Really, a fairer set of questions would be what kind of fish you'd prefer to target, how many and what people (wives/kids, all hardcore fishing guys, etc) will be fishing with you, how many days would you want to be on the water and what you want to budget for doing fishing outings. As you probably saw already, there's all sorts of boats from 60+ footers to pangas, and each class of boats has operators with a lot of happy clients and some with not so good reps.


----------



## Big Frank 25 (Feb 21, 2002)

REG said:


> Do a search for Cabo on the forums.
> 
> Really, a fairer set of questions would be what kind of fish you'd prefer to target, how many and what people (wives/kids, all hardcore fishing guys, etc) will be fishing with you, how many days would you want to be on the water and what you want to budget for doing fishing outings. As you probably saw already, there's all sorts of boats from 60+ footers to pangas, and each class of boats has operators with a lot of happy clients and some with not so good reps.

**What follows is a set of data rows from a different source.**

static int build_lean_args(g4r_model* m) {
    DevModel& d = m->dm;
    const StepKernels& k = m->kern;
    const int L = d.n_layers;
    std::vector<LeanV> av(L); std::vector<LeanH> ah(L); std::vector<LeanDa> aa(L); std::vector<LeanDy> ay(L);
    const bool constrained = d.embed_mode == G4R_EMBED_CONSTRAINED;
    bool any_layer = false;
    for (int l = 0; l < L; ++l) {
        if (k.fwd[l] != FWD_LEAN) continue;
        any_layer = true;
        LeanV& v = av[l]; memset(&v, 0, sizeof(v));
        v.Wx = d.dense_p + d.offWx[l]; v.Wrz = d.dense_p + d.offWrz[l]; v.Bh = d.dense_p + d.offBh[l];
// ... 33 lines not shown
        q.col_item = d.col_item; q.occ_idx = d.occ_idx + d.B; q.occ_fl = d.occ_fl; q.mp = nullptr; q.dbg = d.dbgclk; q.dbgtile = d.dbgtile; q.R = d.R; q.pub_fl = d.xmode == 0 ? 1 : 0; q.logq = d.logq;
        m->h_leanS = q;
        if (dalloc(m, &m->d_leanS, (size_t)1)) return -1;
    }
    if (k.score_bwd == SB_LEAN) {
        LeanB q; memset(&q, 0, sizeof(q));
        q.accBy = d.accBy; q.occ_fl = d.occ_fl; q.dSy = d.dSy; q.dAy = d.dAy; q.dSBy = d.dSBy; q.dABy = d.dABy; q.dhpart = d.dhpart; q.dbg = d.dbgclk; q.dbgtile = d.dbgtile;
        q.dSy_stride = d.dSy_stride; q.dSBy_stride = d.dSBy_stride; q.defer_mask = d.defer_mask; q.generic = d.generic;
        q.ndh = cdiv(d.Dtop + 1, 64); q.nA = cdiv(d.ldSc, 16) * q.ndh; q.nrb = cdiv(d.B, 16); q.ndb = cdiv(d.Dtop, 64); q.lr = d.lr;
        m->h_leanB = q;
        if (dalloc(m, &m->d_leanB, (size_t)1)) return -1;
        HIPCHK(hipMemcpyAsync(m->d_leanB, &m->h_leanB, sizeof(LeanB), hipMemcpyHostToDevice, m->stream));
    }
    if (k.update == UP_LEAN) {
        LeanU u; memset(&u, 0, sizeof(u));
        u.mp = nullptr; u.st = d.st; u.Wy = d.Wy; u.E = d.E; u.accWy = d.accWy; u.accE = d.accE; u.velWy = d.velWy; u.velE = d.velE;
        u.By = d.By; u.accBy = d.accBy; u.velBy = d.velBy; u.dAx = d.dAx; u.dAy = d.dAy; u.dABy = d.dABy;
        u.dense_p = d.dense_p; u.dense_acc = d.dense_acc; u.dense_vel = d.dense_vel; u.yin0 = d.yin0; u.meta = d.cur_in + 2 * d.B;
        u.dbg = d.dbgclk; u.dbgtile = d.dbgtile; u.n_items = d.n_items; u.constrained = constrained ? 1 : 0; u.wE = d.Ein; u.wY = d.Dtop;
        u.lr = d.lr; u.mom = d.mom; u.lmbd = d.lmbd;
        m->h_leanU = u;
        const std::vector<DenseTile> tiles = dense_tiles(d, 16, 64);
        m->ntiles16 = (int)tiles.size();
        const size_t nslot = cdiv((long long)G4R_OWN_SLOTS * d.R * 16 * sizeof(int), (long long)sizeof(DenseTile));
        if (dalloc(m, &m->d_tiles16, tiles.size() + nslot) || dalloc(m, &m->d_leanU, (size_t)1)) return -1;
        d.own_pos = m->sw.owner_scan_in_update ? nullptr : (int*)(m->d_tiles16 + tiles.size());
        m->h_leanU.own_on = d.own_pos ? 1 : 0;
        const bool pays = cdiv(d.R, LOSS_NW) > G4R_OWN_WINDOW_MINWG;
        m->own_window = d.own_pos && d.R <= G4R_OWN_WINDOW_MAXR && (m->sw.owner_window > 0 || (m->sw.owner_window < 0 && pays));
        HIPCHK(hipMemcpyAsync(m->d_tiles16, tiles.data(), tiles.size() * sizeof(DenseTile), hipMemcpyHostToDevice, m->stream));
        HIPCHK(hipStreamSynchronize(m->stream));
    }
    HIPCHK(hipStreamSynchronize(m->stream));
    return 0;
}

Done the search. Some are a bit dated. More recent trips might be of more help. This is a wedding gift for the newlyweds. They are looking for a full day of Billfishing. Many boats do not seem to list insurance as a benefit. Some state fully insured all taxes included in price. Thanks for the insight!


----------



## Big Frank 25 (Feb 21, 2002)

RedRum, TantRum has been booked! Thanks for the input.


----------



## R.J.M. (Jun 10, 2007)

My research was done by looking up bloody decks forum and then going through the posts on cabo till I found one I felt good about ( dream weaver ) nothing but great things to say about our trip want 2 marlin one for each youth to catch ended up with 8


----------



## Fishndude (Feb 22, 2003)

Big Frank 25 said:


> RedRum, TantRum has been booked! Thanks for the input.


So, how was the fishing?


----------



## Big Frank 25 (Feb 21, 2002)

Fishndude said:


> So, how was the fishing?


Fishing was great! Catching was another thing. 22mph winds. Seas were a bit rough. One seasick bride for most the day.  Gill netters came in the week prior and took out large tuna. Had one short Marlin strike bit the bait in two. Seven small tuna for the day.

Other boats had Marlin flags flying. So there was some action on the bill fish.


----------